Task item -
Below are records; please give the number of their lines that contain the string "fill", and only that number.
+-------+
#ifndef VIT_REG_CB_RING_DEPTH_K7
#define VIT_REG_CB_RING_DEPTH_K7 4
#endif
constexpr int reg_cb_ring_depth(int nreg, int R) { return nreg == 16 ? (R >= 4 ? 2 : VIT_REG_CB_RING_DEPTH_K7) : 8; }
constexpr int reg_cb_ring_flush_iters(int nreg, int R) { return (nreg == 16 && R >= 4) ? 8 : 16; }
#ifndef VIT_REG_CB_STAGGER
#define VIT_REG_CB_STAGGER 0
#endif
constexpr unsigned reg_cb_ring_slot_bytes() { return 4096u + 4u * (unsigned)VIT_REG_CB_STAGGER; }
constexpr unsigned reg_cb_ring_lds_bytes(int nreg, int R) {
    return (unsigned)reg_cb_ring_depth(nreg, R) * reg_cb_ring_slot_bytes() + (unsigned)reg_cb_ring_flush_iters(nreg, R) * 512u;
}
template <class SP>
VIT_DEV void reg_chainback_ring_body(const RegChainbackArgs& a) {
    static_assert(SP::LANE_BITS == 2 && (SP::NREG == 16 || SP::NREG == 64) && SP::DW * SP::SPS == 4 && SP::SB <= 8, "K = 7, 9 layouts");
    constexpr int SB = SP::SB, REG_BITS = SP::REG_BITS, DW = SP::DW, SPS = SP::SPS;
    constexpr int IGN = SB < 8 ? SB : 8;
    constexpr int SHIFT_STATE = 8 - IGN;
    static_assert(SB - IGN == 0, "... and its low byte is the output byte (shift_tail = 0)");
    constexpr int ITER = 32;
    constexpr int ROWS_IT = ITER / SPS;
    constexpr int D = reg_cb_ring_depth(SP::NREG, SP::R);
    static_assert(ROWS_IT % D == 0, "ring slots are compile-time constants");
    constexpr int KI = reg_cb_ring_flush_iters(SP::NREG, SP::R);
    constexpr int CT = (ITER - 1 + SB) % ITER;
    static_assert(reg_cb_ring_lds_bytes(SP::NREG, SP::R) == D * reg_cb_ring_slot_bytes() + 2 * KI * 64 * 4, "launch size of the ring kernels");
    extern __shared__ uint4 reg_cb_dyn_lds[];
    uint4* const ring = reg_cb_dyn_lds;
    u32* const obuf = (u32*)((char*)reg_cb_dyn_lds + D * reg_cb_ring_slot_bytes());
    typedef __attribute__((address_space(3))) void lds_void_t;
    typedef __attribute__((address_space(1))) const void glb_void_t;
    typedef u32 u32_unaligned __attribute__((aligned(1)));

    const int lane = threadIdx.x & 63;
    const u32 n_tiles = (a.frames + 31u) >> 5;
    const u32 jt = (u32)lane >> 4, g = (u32)lane & 15u;
    const u32 tl_raw = blockIdx.x * 4u + jt;
    const u32 tl = tl_raw < n_tiles ? tl_raw : n_tiles - 1;
    const u32 fA = tl * 32u + g < a.frames ? tl * 32u + g : a.frames - 1;
    const u32 fB = tl * 32u + g + 16u < a.frames ? tl * 32u + g + 16u : a.frames - 1;
    const size_t out_stride = ((size_t)a.L + 7) / 8;
    uint8_t* outA = a.out + (size_t)fA * out_stride;
    uint8_t* outB = a.out + (size_t)fB * out_stride;
    const uint8_t* my_rows = (const uint8_t*)(a.ws + (size_t)tl * a.ws_tile_stride);
    const u32 src_off = (u32)lane * 16u;
    const u32 pair_base = jt * (1024u + (u32)VIT_REG_CB_STAGGER) + g * 16u;

    int t = (int)a.L - 1 + SB;
    const u32 esA = a.end_state ? (a.end_state[fA] & SP::SMASK) : 0u, esB = a.end_state ? (a.end_state[fB] & SP::SMASK) : 0u;
    u32 RA = esA << (24 + SHIFT_STATE), RB = esB << (24 + SHIFT_STATE);
    u32 ph = (u32)(t + 1) % (u32)SB;
    u32 xA = ((esA >> ph) | (esA << (SB - ph))) & SP::SMASK, xB = ((esB >> ph) | (esB << (SB - ph))) & SP::SMASK;
    u32 pos = (SB - ph) % SB;

    auto byte_of = [&](u32 x, u32 base) __attribute__((always_inline)) -> u32 {
        return base + 256u * __builtin_amdgcn_ubfe(x, REG_BITS, 2) + 2u * __builtin_amdgcn_ubfe(x, 3, REG_BITS - 3);
    };
    auto step_back = [&](u32& R, u32& x, u32 byte, u32 p) __attribute__((always_inline)) {
        const u32 bit = __builtin_amdgcn_ubfe(byte, x & 7u, 1);
        R = (R >> 1) | (bit << 31);
        x = (x & ~(1u << p)) | (bit << p);
    };
    auto slow_step = [&](int tt) __attribute__((always_inline)) {
        const uint8_t* row = my_rows + (size_t)(tt / SPS) * 1024u + (u32)(tt % SPS) * (4u * DW);
        const u32 bA = row[byte_of(xA, g * 16u)], bB = row[byte_of(xB, g * 16u) + 1u];
        step_back(RA, xA, bA, pos);
        step_back(RB, xB, bB, pos);
        pos = pos == SB - 1 ? 0u : pos + 1u;
        const int j = tt - SB;
        if ((j & 7) == 0) { outA[j >> 3] = (uint8_t)(RA >> 24); outB[j >> 3] = (uint8_t)(RB >> 24); }
    };

    while (t >= SB && (t & (ITER - 1)) != CT) slow_step(t--);
    if (t - (ITER - 1) >= SB) {
        const uint8_t* tb[4];
#pragma unroll
        for (int jj = 0; jj < 4; ++jj) {
            const u32 tr = blockIdx.x * 4u + (u32)jj;
            tb[jj] = (const uint8_t*)(a.ws + (size_t)(tr < n_tiles ? tr : n_tiles - 1) * a.ws_tile_stride);
        }
        typedef __attribute__((address_space(3))) uint8_t lds_u8_t;
        u32 ring_lds = (u32)(uintptr_t)(lds_u8_t*)ring;
        asm volatile("" : "+s"(ring_lds));
        auto fill = [&](int slot, int row) __attribute__((always_inline)) {
            const u32 vo = src_off + (u32)(row < 0 ? 0 : row) * 1024u;
#pragma unroll
            for (int jj = 0; jj < 4; ++jj)
                __builtin_amdgcn_global_load_lds((glb_void_t*)(tb[jj] + vo), (lds_void_t*)(lds_u8_t*)(uintptr_t)(ring_lds + (u32)slot * reg_cb_ring_slot_bytes() + (u32)jj * (1024u + (u32)VIT_REG_CB_STAGGER)), 16, 0, 0);
        };
        constexpr int S0 = (CT / SPS) % D;
#pragma unroll
        for (int k = 0; k < D; ++k) fill((S0 - k + D) % D, t / SPS - k);
        const uint8_t* ring_b = (const uint8_t*)ring;
        while (t - (ITER - 1) >= SB) {
            __builtin_amdgcn_s_waitcnt(0x0F70);
            const int t0 = t;
            int it = 0;
            for (; it < KI && t - (ITER - 1) >= SB; ++it, t -= ITER) {
#pragma unroll
                for (int pk = 0; pk < ITER; ++pk) {
                    const int cs = CT - pk;
                    const int rk = CT / SPS - (cs >= 0 ? cs / SPS : -((-cs + SPS - 1) / SPS));
                    const int sidx = ((cs % SPS) + SPS) % SPS;
                    const int slot = ((S0 - rk) % D + D) % D;
                    constexpr int NV = 4 * (D - 1);
                    __builtin_amdgcn_s_waitcnt(0x0F70 | (NV & 15) | ((NV >> 4) << 14));
                    const u32 wA = ring_b[slot * (int)reg_cb_ring_slot_bytes() + sidx * 4 * DW + byte_of(xA, pair_base)];
                    const u32 wB = ring_b[slot * (int)reg_cb_ring_slot_bytes() + sidx * 4 * DW + 1 + byte_of(xB, pair_base)];
                    if constexpr (ITER % SB == 0) {
                        const u32 p = (u32)((SB - (((CT - pk + 1) % SB) + SB) % SB) % SB);
                        step_back(RA, xA, wA, p);
                        step_back(RB, xB, wB, p);
                    } else {
                        step_back(RA, xA, wA, pos);
                        step_back(RB, xB, wB, pos);
                        pos = pos == SB - 1 ? 0u : pos + 1u;
                    }
                    if (sidx == 0) {
                        asm volatile("" : "+v"(RA), "+v"(RB), "+v"(xA), "+v"(xB) : : "memory");
                        fill(slot, (t - pk) / SPS - D);
                        __builtin_amdgcn_sched_barrier(0);
                    }
                }
                obuf[it * 64 + lane] = __builtin_amdgcn_perm(RA, RA, 0x00010203u);
                obuf[(KI + it) * 64 + lane] = __builtin_amdgcn_perm(RB, RB, 0x00010203u);
            }
            for (int i = 0; i < it; ++i) {
                const u32 jb = (u32)(t0 - ITER * i - (ITER - 1) - SB) >> 3;
                *(u32_unaligned*)(outA + jb) = obuf[i * 64 + lane];
                *(u32_unaligned*)(outB + jb) = obuf[(KI + i) * 64 + lane];
            }
        }
        __builtin_amdgcn_s_waitcnt(0x0F70);
        if constexpr (ITER % SB == 0) pos = (SB - (u32)(t + 1) % (u32)SB) % SB;
    }
    while (t >= SB) slow_step(t--);
}
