@@ -84,18 +85,20 @@
     const int g = warp - CONSUMERS * 4;
     if (g < CONSUMERS && lane == 0) {
       const long long half_bytes = pk.wpack_bytes / CONSUMERS;
-      const int n_stages = (int)(half_bytes / STAGE_BYTES);
       const uint32_t full0 = bar(BAR_FULL + g * NSTAGE), empty0 = bar(BAR_EMPTY + g * NSTAGE);
       const uint32_t ring = sbase + OFF_B + (uint32_t)(g * NSTAGE * STAGE_BYTES);
       uint32_t stage = 0, phase = 0;
       for (long long iter = 0; iter < n_iters; ++iter) {
         const uint8_t* src = reinterpret_cast<const uint8_t*>(pk.wpack) + g * half_bytes;
-        for (int i = 0; i < n_stages; ++i) {
-          mbar_wait(empty0 + stage * 8, phase ^ 1);
-          mbar_expect_tx(full0 + stage * 8, STAGE_BYTES);
-          bulk_g2s(ring + stage * STAGE_BYTES, src, STAGE_BYTES, full0 + stage * 8);
-          src += STAGE_BYTES;
-          if (++stage == NSTAGE) { stage = 0; phase ^= 1; }
+        for (int p = 0; p < n_passes; ++p) {
+          const uint32_t bytes = (uint32_t)(KPS * pk.passes[p].nh * 64);
+          for (int i = pk.passes[p].n_ksteps / KPS; i > 0; --i) {
+            mbar_wait(empty0 + stage * 8, phase ^ 1);
+            mbar_expect_tx(full0 + stage * 8, bytes);
+            bulk_g2s(ring + stage * STAGE_BYTES, src, bytes, full0 + stage * 8);
+            src += bytes;
+            if (++stage == NSTAGE) { stage = 0; phase ^= 1; }
+          }
         }
       }
     }
@@ -108,15 +111,15 @@
   const int rowq = (warp & 3) * 16 + (lane >> 2);
   const int q2 = (lane & 3) * 2;
   const int col0 = wg * WH;
-  const int in_chunks = pk.in_chunks;
+  const int in_ksteps = pk.in_ksteps;
   const int L = cfg.mlp_layers;
-  const uint32_t x_lo_off = (uint32_t)(2 * in_chunks * KSTEP_BYTES);
+  const uint32_t x_lo_off = (uint32_t)(in_ksteps * KSTEP_BYTES);
   const uint32_t full0 = bar(BAR_FULL + wg * NSTAGE), empty0 = bar(BAR_EMPTY + wg * NSTAGE);
   const uint32_t ring = sbase + OFF_B + (uint32_t)(wg * NSTAGE * STAGE_BYTES);
   const bool vec_ok = ((reinterpret_cast<uintptr_t>(rays) | reinterpret_cast<uintptr_t>(rays_copy)) & 15) == 0;
   int x_last = 0;
   for (int p = 0; p < n_passes; ++p)
-    if (pk.passes[p].first_chunk == 0) x_last = p;
+    if (pk.passes[p].reads_x) x_last = p;
   uint32_t stage = 0, phase = 0;
   int pend = -1;
 
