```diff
@@ -2455,6 +2552,17 @@
     if (hipDeviceSynchronize() != hipSuccess) return PLZ4HIP_E_DEVICE;
     if (hipMemcpyFromSymbol(out24, HIP_SYMBOL(plz4_stats), sizeof zero) != hipSuccess) return PLZ4HIP_E_DEVICE;
     if (hipMemcpyToSymbol(HIP_SYMBOL(plz4_stats), zero, sizeof zero) != hipSuccess) return PLZ4HIP_E_DEVICE;
+    return PLZ4HIP_OK;
+}
+#endif
+
+#if defined(PLZ4_ROLE_TS)
+int plz4hip_debug_role_ts(unsigned long long* out)
+{
+    static unsigned long long zero[512 * 12];
+    if (hipDeviceSynchronize() != hipSuccess) return PLZ4HIP_E_DEVICE;
+    if (hipMemcpyFromSymbol(out, HIP_SYMBOL(plz4_role_ts), sizeof zero) != hipSuccess) return PLZ4HIP_E_DEVICE;
+    if (hipMemcpyToSymbol(HIP_SYMBOL(plz4_role_ts), zero, sizeof zero) != hipSuccess) return PLZ4HIP_E_DEVICE;
     return PLZ4HIP_OK;
 }
 #endif
diff --git a/plz4_amd/csrc/route.h b/plz4_amd/csrc/route.h
--- a/plz4_amd/csrc/route.h
+++ b/plz4_amd/csrc/route.h
@@ -24,6 +24,7 @@
 
 constexpr int  kFxMaxBlocks = 128;
 constexpr bool kL1xDefault = true;
+constexpr bool kDuplexHelpDefault = true;
 struct L1Switches {
     bool fused = false;
     int  fxLinked = kUnset;
@@ -34,7 +35,10 @@
     long budgetGiB = 0, budgetMiB = 0;
     bool noGate = false;
     int  duplexP = 1, duplexD = 1, duplexPrio = 3;
-};
+    bool duplexHelp = kDuplexHelpDefault;
+    int  duplexWgs = 0;
+};
+inline bool duplex_help_on(const L1Switches& sw) { return sw.duplexHelp && sw.duplexP == 1 && sw.duplexD == 1; }
 
 inline bool fxl_wanted(const L1Switches& sw, int nb, int maxLen)
 {
@@ -250,6 +254,8 @@
     sw.noGate = get("PLZ4HIP_EXP_NO_GATE") != nullptr;
     if (const char* v = get("PLZ4HIP_DUPLEX")) { if (sscanf(v, "%d,%d", &sw.duplexP, &sw.duplexD) != 2) { sw.duplexP = 1; sw.duplexD = 1; } }
     sw.duplexPrio = (int)num("PLZ4HIP_DUPLEX_PRIO", 3);
+    if (const char* v = get("PLZ4HIP_DUPLEX_HELP")) sw.duplexHelp = atol(v) != 0;
+    sw.duplexWgs = (int)num("PLZ4HIP_DUPLEX_WGS", 0);
     return sw;
 }
 template <class Get> HcSwitches parse_hc_switches(Get&& get)
diff --git a/plz4_amd/csrc/ws_layout.h b/plz4_amd/csrc/ws_layout.h
--- a/plz4_amd/csrc/ws_layout.h
+++ b/plz4_amd/csrc/ws_layout.h
@@ -66,8 +66,8 @@
     return grp > nb ? nb : grp;
 }
 
-struct L1Layout { size_t seqStride; int maxChunks; size_t perBlock, offInfo, offChunkBytes, offChunkOff, offSeq, offBk, offBlk, total; };
-inline L1Layout l1_layout(int per, int maxLen, bool l1x, std::vector<WsTake>* log = nullptr)
+struct L1Layout { size_t seqStride; int maxChunks; size_t perBlock, offInfo, offChunkBytes, offChunkOff, offSeq, offBk, offBlk, total, offMark; };
+inline L1Layout l1_layout(int per, int maxLen, bool l1x, std::vector<WsTake>* log = nullptr, bool marks = false)
 {
     L1Layout L{};
     L.seqStride = round_up((size_t)(maxLen > 0 ? maxLen : 0) / 4 + 3, 64);
@@ -80,6 +80,7 @@
     L.offSeq = c.per_block<uint64_t>(n, L.seqStride, 8);
     L.offBk = c.per_block<uint8_t>(n, L.seqStride, 8);
     if (l1x) L.offBlk = c.per_block<FxlBlk>(n, 1, 1);
+    if (marks) { c.at = round_up(c.at, 16); L.offMark = c.per_block<uint32_t>(n, 1, 16); }
     L.perBlock = c.perBlock; L.total = c.at;
     return L;
 }
```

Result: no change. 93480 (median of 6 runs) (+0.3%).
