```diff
@@ -92,8 +97,9 @@
   int ranks;
   float* info;
 };
-int launch_grad_stats_final(const Layout& L, int S, const float* partials, float* gstats, int32_t* count_inc, cudaStream_t st,
-                            const FinArgs* fin = nullptr);
+int launch_adam_polyak_stats(const Layout& L, const FqlHparams& hp, int S, float* params, float* mu, float* nu, const float* grads,
+                             const WsPtrs& w, void* shadow, int64_t shadow_seed, int32_t* count_inc, const FinArgs* fin, cudaStream_t st,
+                             int blk0 = 0, int blk1 = -1);
 
 #ifdef __CUDACC__
 __device__ __forceinline__ void fql_finalize_info_seed(const StepShape& sh, const FqlHparams& hp, const float* raw, int ranks, const float* gstats,
```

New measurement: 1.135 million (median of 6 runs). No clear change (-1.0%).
+-------+
Exercise result -
3